#### Work instructions:
Retype all of the data exactly as given.

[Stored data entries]
-------------------------

# pingcap/tidb

Hardware: NVIDIA H100
Metric: hash-join probe rows/sec (higher is better)
Workload: dtype int64

## Files before the change

### tidb_b200/csrc/join.cu

```cuda
#include <memory>
#include <deque>
#include <algorithm>
#include <cmath>
#include <condition_variable>
#include "join_kernels.cuh"
#include "partition_kernels.cuh"
#include "chunk_io.cuh"

namespace tg {

static const int64_t kGeneralBatchRows = 16ll << 20;
static const int64_t kDirectPushRows = 128ll << 10;
static const int64_t kNextWindowRows = 1ll << 20;

struct Side {
  int ncols = 0;
  std::vector<int> types;
  std::vector<uint32_t> flags;
  std::vector<int> elem;
  std::vector<int> kelem;
  bool has_cells = false;
  std::vector<char> needed;
  int key_col = -1;
  std::vector<int> key_cols;
// ... 358 lines not shown
  return TG_OK;
}

static int kernel_view(JoinImpl* j, const Side& s, DevCols& v, int64_t rows) {
  if (!s.has_cells) return TG_OK;
  TG_TRY(ensure_iota(j, rows));
  for (int c = 0; c < s.ncols; c++)
    if (s.needed[c] && s.elem[c] == kCellBytes) { v.data[c] = j->iota.p; v.elem_len[c] = 8; }
  return TG_OK;
}

struct ProbeTuning { int ctas_per_sm; bool partition; int parts; int part_min_mb; int part_min_rows; int inplace; };
static ProbeTuning probe_tuning() {
  ProbeTuning t;
  t.ctas_per_sm = env_int("TG_PROBE_CTAS_PER_SM", 0);
  t.partition = env_int("TG_PROBE_PARTITION", 1) != 0;
  t.parts = env_int("TG_PROBE_PARTS", 0);
  t.part_min_mb = env_int("TG_PROBE_PART_MIN_MB", 64);
  t.part_min_rows = env_int("TG_PROBE_PART_MIN_ROWS", 1 << 22);
  t.inplace = env_int("TG_PROBE_INPLACE", -1);
  return t;
}

static size_t l2_slice_target(int device) {
  static size_t cache[64];
  if (device >= 0 && device < 64 && cache[device]) return cache[device];
  int l2 = 0;
  if (cudaDeviceGetAttribute(&l2, cudaDevAttrL2CacheSize, device) != cudaSuccess || l2 <= 0) { cudaGetLastError(); l2 = 50 << 20; }
  const size_t t = (size_t)l2 / 4;
  if (device >= 0 && device < 64) cache[device] = t;
  return t;
}
static int probe_slices(size_t table_bytes, int device, int parts_override) {
  if (parts_override > 0) return std::min(parts_override, TG_MAX_PARTS);
  const size_t target = l2_slice_target(device);
  return (int)std::min<size_t>((table_bytes + target - 1) / target, TG_MAX_PARTS);
}
static const double kMaxDenseLoad = 0.5;
static const double kInplaceMinMatch = 0.995;

static const double kPidxLoad = 0.7;
static const double kPidxKeysPerBucket = 4.0;
static const size_t kPidxMaxPilotBytes = 160 << 10;
static int enqueue_scan(JoinImpl* j, int64_t n, int64_t* nblocks_out);
static int build_slice_index(JoinImpl* j, const Slot* slots, unsigned long long nslots) {
  const ProbeTuning& tune = probe_tuning();
  const uint32_t P = (uint32_t)probe_slices((size_t)nslots * sizeof(Slot), j->device, tune.parts);
  if (P < 2) return TG_OK;
  DevBuf cnt;
  TG_TRY(cnt.ensure(j->device, (size_t)(TG_MAX_PARTS + 1) * 8));
  unsigned long long* pcnt = cnt.as<unsigned long long>();
  TG_CUDA(cudaMemsetAsync(pcnt, 0, (size_t)(TG_MAX_PARTS + 1) * 8, j->stream));
  k_pidx_part_count<<<grid_size(j->nsm, (int64_t)nslots, 256, 8), 256, 0, j->stream>>>(slots, nslots, P, pcnt);
  unsigned long long hc[TG_MAX_PARTS];
  TG_CUDA(cudaMemcpyAsync(hc, pcnt, P * 8, cudaMemcpyDeviceToHost, j->stream));
  TG_CUDA(cudaStreamSynchronize(j->stream));
  unsigned long long mx = 0;
  for (uint32_t p = 0; p < P; p++) mx = std::max(mx, hc[p]);
  SliceIndex ix{};
  ix.P = P;
  ix.S = (uint32_t)std::ceil((double)mx / kPidxLoad) + 1;
  ix.B = ((uint32_t)std::ceil((double)mx / kPidxKeysPerBucket) + 16) & ~15u;
  int optin = 0;
  cudaDeviceGetAttribute(&optin, cudaDevAttrMaxSharedMemoryPerBlockOptin, j->device);
  if (ix.B > kPidxMaxPilotBytes || ix.B > (uint32_t)optin) return TG_OK;
  const size_t nb = (size_t)P * ix.B, ns = (size_t)P * ix.S;
  TG_TRY(j->pidx_slots.ensure(j->device, ns * sizeof(Slot)));
  TG_TRY(j->pidx_pilot.ensure(j->device, nb));
  DevBuf owner, list;
  TG_TRY(owner.ensure(j->device, ns * 4));
  TG_TRY(list.ensure(j->device, (size_t)(mx * P + 1) * 4));
  TG_TRY(j->tmp_cnt.ensure(j->device, (nb + 1) * 4));
  Slot* islots = j->pidx_slots.as<Slot>();
  ix.slots = islots;
  ix.pilot = j->pidx_pilot.as<uint8_t>();
  TG_CUDA(cudaMemsetAsync(j->pidx_pilot.p, (int)kPilotNone, nb, j->stream));
  TG_CUDA(cudaMemsetAsync(owner.p, 0xFF, ns * 4, j->stream));
  TG_CUDA(cudaMemsetAsync(j->tmp_cnt.p, 0, (nb + 1) * 4, j->stream));
  k_table_init<<<grid_size(j->nsm, (int64_t)ns, 256, 8), 256, 0, j->stream>>>(islots, ns, ns);
  const unsigned g = (unsigned)grid_size(j->nsm, (int64_t)nslots, 256, 8);
  k_pidx_bucket_count<<<g, 256, 0, j->stream>>>(slots, nslots, ix, j->tmp_cnt.as<uint32_t>());
  int64_t nblocks = 0;
  TG_TRY(enqueue_scan(j, (int64_t)nb, &nblocks));
  const unsigned long long* off = j->tmp_off.as<unsigned long long>();
  k_pidx_lists<<<g, 256, 0, j->stream>>>(slots, nslots, ix, off, j->tmp_cnt.as<uint32_t>(), list.as<uint32_t>());
  const unsigned gb = (unsigned)grid_size(j->nsm, (int64_t)nb, 256, 8);
  for (uint32_t size = kPidxMaxBucket; size >= 1; size--)
    k_pidx_place<<<gb, 256, 0, j->stream>>>(slots, ix, off, list.as<uint32_t>(), size, owner.as<uint32_t>(), j->pidx_pilot.as<uint8_t>());
  unsigned long long* bad = pcnt + TG_MAX_PARTS;
  k_pidx_write<<<g, 256, 0, j->stream>>>(slots, nslots, ix, islots, 0, bad);
  k_pidx_write<<<g, 256, 0, j->stream>>>(slots, nslots, ix, islots, 1, bad);
  j->stats.kernel_launches += 8 + kPidxMaxBucket;
  unsigned long long hbad = 0;
  TG_CUDA(cudaMemcpyAsync(&hbad, bad, 8, cudaMemcpyDeviceToHost, j->stream));
  TG_CUDA(cudaStreamSynchronize(j->stream));
  if (hbad) { j->pidx_slots.release(); j->pidx_pilot.release(); return TG_OK; }
  j->pidx = ix;
  return TG_OK;
}


static int64_t inplace_seg_cap(const JoinImpl* j, int P, int64_t n_main, int64_t C0) {
  if (j->seg_parts != P || j->seg_rows <= 0) return C0;
  const double f = (double)j->seg_fill_max * (double)n_main / (double)j->seg_rows;
  const int64_t C = ((int64_t)(f + 8.0 * std::sqrt(f)) + 4096 + 127) / 128 * 128;
  return std::min(C, C0);
}
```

-------------------------

#### Output below:
# pingcap/tidb

Hardware: NVIDIA H100
Metric: hash-join probe rows/sec (higher is better)
Workload: dtype int64

## Files before the change

### tidb_b200/csrc/join.cu

```cuda
#include <memory>
#include <deque>
#include <algorithm>
#include <cmath>
#include <condition_variable>
#include "join_kernels.cuh"
#include "partition_kernels.cuh"
#include "chunk_io.cuh"

namespace tg {

static const int64_t kGeneralBatchRows = 16ll << 20;
static const int64_t kDirectPushRows = 128ll << 10;
static const int64_t kNextWindowRows = 1ll << 20;

struct Side {
  int ncols = 0;
  std::vector<int> types;
  std::vector<uint32_t> flags;
  std::vector<int> elem;
  std::vector<int> kelem;
  bool has_cells = false;
  std::vector<char> needed;
  int key_col = -1;
  std::vector<int> key_cols;
// ... 358 lines not shown
  return TG_OK;
}

static int kernel_view(JoinImpl* j, const Side& s, DevCols& v, int64_t rows) {
  if (!s.has_cells) return TG_OK;
  TG_TRY(ensure_iota(j, rows));
  for (int c = 0; c < s.ncols; c++)
    if (s.needed[c] && s.elem[c] == kCellBytes) { v.data[c] = j->iota.p; v.elem_len[c] = 8; }
  return TG_OK;
}

struct ProbeTuning { int ctas_per_sm; bool partition; int parts; int part_min_mb; int part_min_rows; int inplace; };
static ProbeTuning probe_tuning() {
  ProbeTuning t;
  t.ctas_per_sm = env_int("TG_PROBE_CTAS_PER_SM", 0);
  t.partition = env_int("TG_PROBE_PARTITION", 1) != 0;
  t.parts = env_int("TG_PROBE_PARTS", 0);
  t.part_min_mb = env_int("TG_PROBE_PART_MIN_MB", 64);
  t.part_min_rows = env_int("TG_PROBE_PART_MIN_ROWS", 1 << 22);
  t.inplace = env_int("TG_PROBE_INPLACE", -1);
  return t;
}

static size_t l2_slice_target(int device) {
  static size_t cache[64];
  if (device >= 0 && device < 64 && cache[device]) return cache[device];
  int l2 = 0;
  if (cudaDeviceGetAttribute(&l2, cudaDevAttrL2CacheSize, device) != cudaSuccess || l2 <= 0) { cudaGetLastError(); l2 = 50 << 20; }
  const size_t t = (size_t)l2 / 4;
  if (device >= 0 && device < 64) cache[device] = t;
  return t;
}
static int probe_slices(size_t table_bytes, int device, int parts_override) {
  if (parts_override > 0) return std::min(parts_override, TG_MAX_PARTS);
  const size_t target = l2_slice_target(device);
  return (int)std::min<size_t>((table_bytes + target - 1) / target, TG_MAX_PARTS);
}
static const double kMaxDenseLoad = 0.5;
static const double kInplaceMinMatch = 0.995;

static const double kPidxLoad = 0.7;
static const double kPidxKeysPerBucket = 4.0;
static const size_t kPidxMaxPilotBytes = 160 << 10;
static int enqueue_scan(JoinImpl* j, int64_t n, int64_t* nblocks_out);
static int build_slice_index(JoinImpl* j, const Slot* slots, unsigned long long nslots) {
  const ProbeTuning& tune = probe_tuning();
  const uint32_t P = (uint32_t)probe_slices((size_t)nslots * sizeof(Slot), j->device, tune.parts);
  if (P < 2) return TG_OK;
  DevBuf cnt;
  TG_TRY(cnt.ensure(j->device, (size_t)(TG_MAX_PARTS + 1) * 8));
  unsigned long long* pcnt = cnt.as<unsigned long long>();
  TG_CUDA(cudaMemsetAsync(pcnt, 0, (size_t)(TG_MAX_PARTS + 1) * 8, j->stream));
  k_pidx_part_count<<<grid_size(j->nsm, (int64_t)nslots, 256, 8), 256, 0, j->stream>>>(slots, nslots, P, pcnt);
  unsigned long long hc[TG_MAX_PARTS];
  TG_CUDA(cudaMemcpyAsync(hc, pcnt, P * 8, cudaMemcpyDeviceToHost, j->stream));
  TG_CUDA(cudaStreamSynchronize(j->stream));
  unsigned long long mx = 0;
  for (uint32_t p = 0; p < P; p++) mx = std::max(mx, hc[p]);
  SliceIndex ix{};
  ix.P = P;
  ix.S = (uint32_t)std::ceil((double)mx / kPidxLoad) + 1;
  ix.B = ((uint32_t)std::ceil((double)mx / kPidxKeysPerBucket) + 16) & ~15u;
  int optin = 0;
  cudaDeviceGetAttribute(&optin, cudaDevAttrMaxSharedMemoryPerBlockOptin, j->device);
  if (ix.B > kPidxMaxPilotBytes || ix.B > (uint32_t)optin) return TG_OK;
  const size_t nb = (size_t)P * ix.B, ns = (size_t)P * ix.S;
  TG_TRY(j->pidx_slots.ensure(j->device, ns * sizeof(Slot)));
  TG_TRY(j->pidx_pilot.ensure(j->device, nb));
  DevBuf owner, list;
  TG_TRY(owner.ensure(j->device, ns * 4));
  TG_TRY(list.ensure(j->device, (size_t)(mx * P + 1) * 4));
  TG_TRY(j->tmp_cnt.ensure(j->device, (nb + 1) * 4));
  Slot* islots = j->pidx_slots.as<Slot>();
  ix.slots = islots;
  ix.pilot = j->pidx_pilot.as<uint8_t>();
  TG_CUDA(cudaMemsetAsync(j->pidx_pilot.p, (int)kPilotNone, nb, j->stream));
  TG_CUDA(cudaMemsetAsync(owner.p, 0xFF, ns * 4, j->stream));
  TG_CUDA(cudaMemsetAsync(j->tmp_cnt.p, 0, (nb + 1) * 4, j->stream));
  k_table_init<<<grid_size(j->nsm, (int64_t)ns, 256, 8), 256, 0, j->stream>>>(islots, ns, ns);
  const unsigned g = (unsigned)grid_size(j->nsm, (int64_t)nslots, 256, 8);
  k_pidx_bucket_count<<<g, 256, 0, j->stream>>>(slots, nslots, ix, j->tmp_cnt.as<uint32_t>());
  int64_t nblocks = 0;
  TG_TRY(enqueue_scan(j, (int64_t)nb, &nblocks));
  const unsigned long long* off = j->tmp_off.as<unsigned long long>();
  k_pidx_lists<<<g, 256, 0, j->stream>>>(slots, nslots, ix, off, j->tmp_cnt.as<uint32_t>(), list.as<uint32_t>());
  const unsigned gb = (unsigned)grid_size(j->nsm, (int64_t)nb, 256, 8);
  for (uint32_t size = kPidxMaxBucket; size >= 1; size--)
    k_pidx_place<<<gb, 256, 0, j->stream>>>(slots, ix, off, list.as<uint32_t>(), size, owner.as<uint32_t>(), j->pidx_pilot.as<uint8_t>());
  unsigned long long* bad = pcnt + TG_MAX_PARTS;
  k_pidx_write<<<g, 256, 0, j->stream>>>(slots, nslots, ix, islots, 0, bad);
  k_pidx_write<<<g, 256, 0, j->stream>>>(slots, nslots, ix, islots, 1, bad);
  j->stats.kernel_launches += 8 + kPidxMaxBucket;
  unsigned long long hbad = 0;
  TG_CUDA(cudaMemcpyAsync(&hbad, bad, 8, cudaMemcpyDeviceToHost, j->stream));
  TG_CUDA(cudaStreamSynchronize(j->stream));
  if (hbad) { j->pidx_slots.release(); j->pidx_pilot.release(); return TG_OK; }
  j->pidx = ix;
  return TG_OK;
}


static int64_t inplace_seg_cap(const JoinImpl* j, int P, int64_t n_main, int64_t C0) {
  if (j->seg_parts != P || j->seg_rows <= 0) return C0;
  const double f = (double)j->seg_fill_max * (double)n_main / (double)j->seg_rows;
  const int64_t C = ((int64_t)(f + 8.0 * std::sqrt(f)) + 4096 + 127) / 128 * 128;
  return std::min(C, C0);
}
```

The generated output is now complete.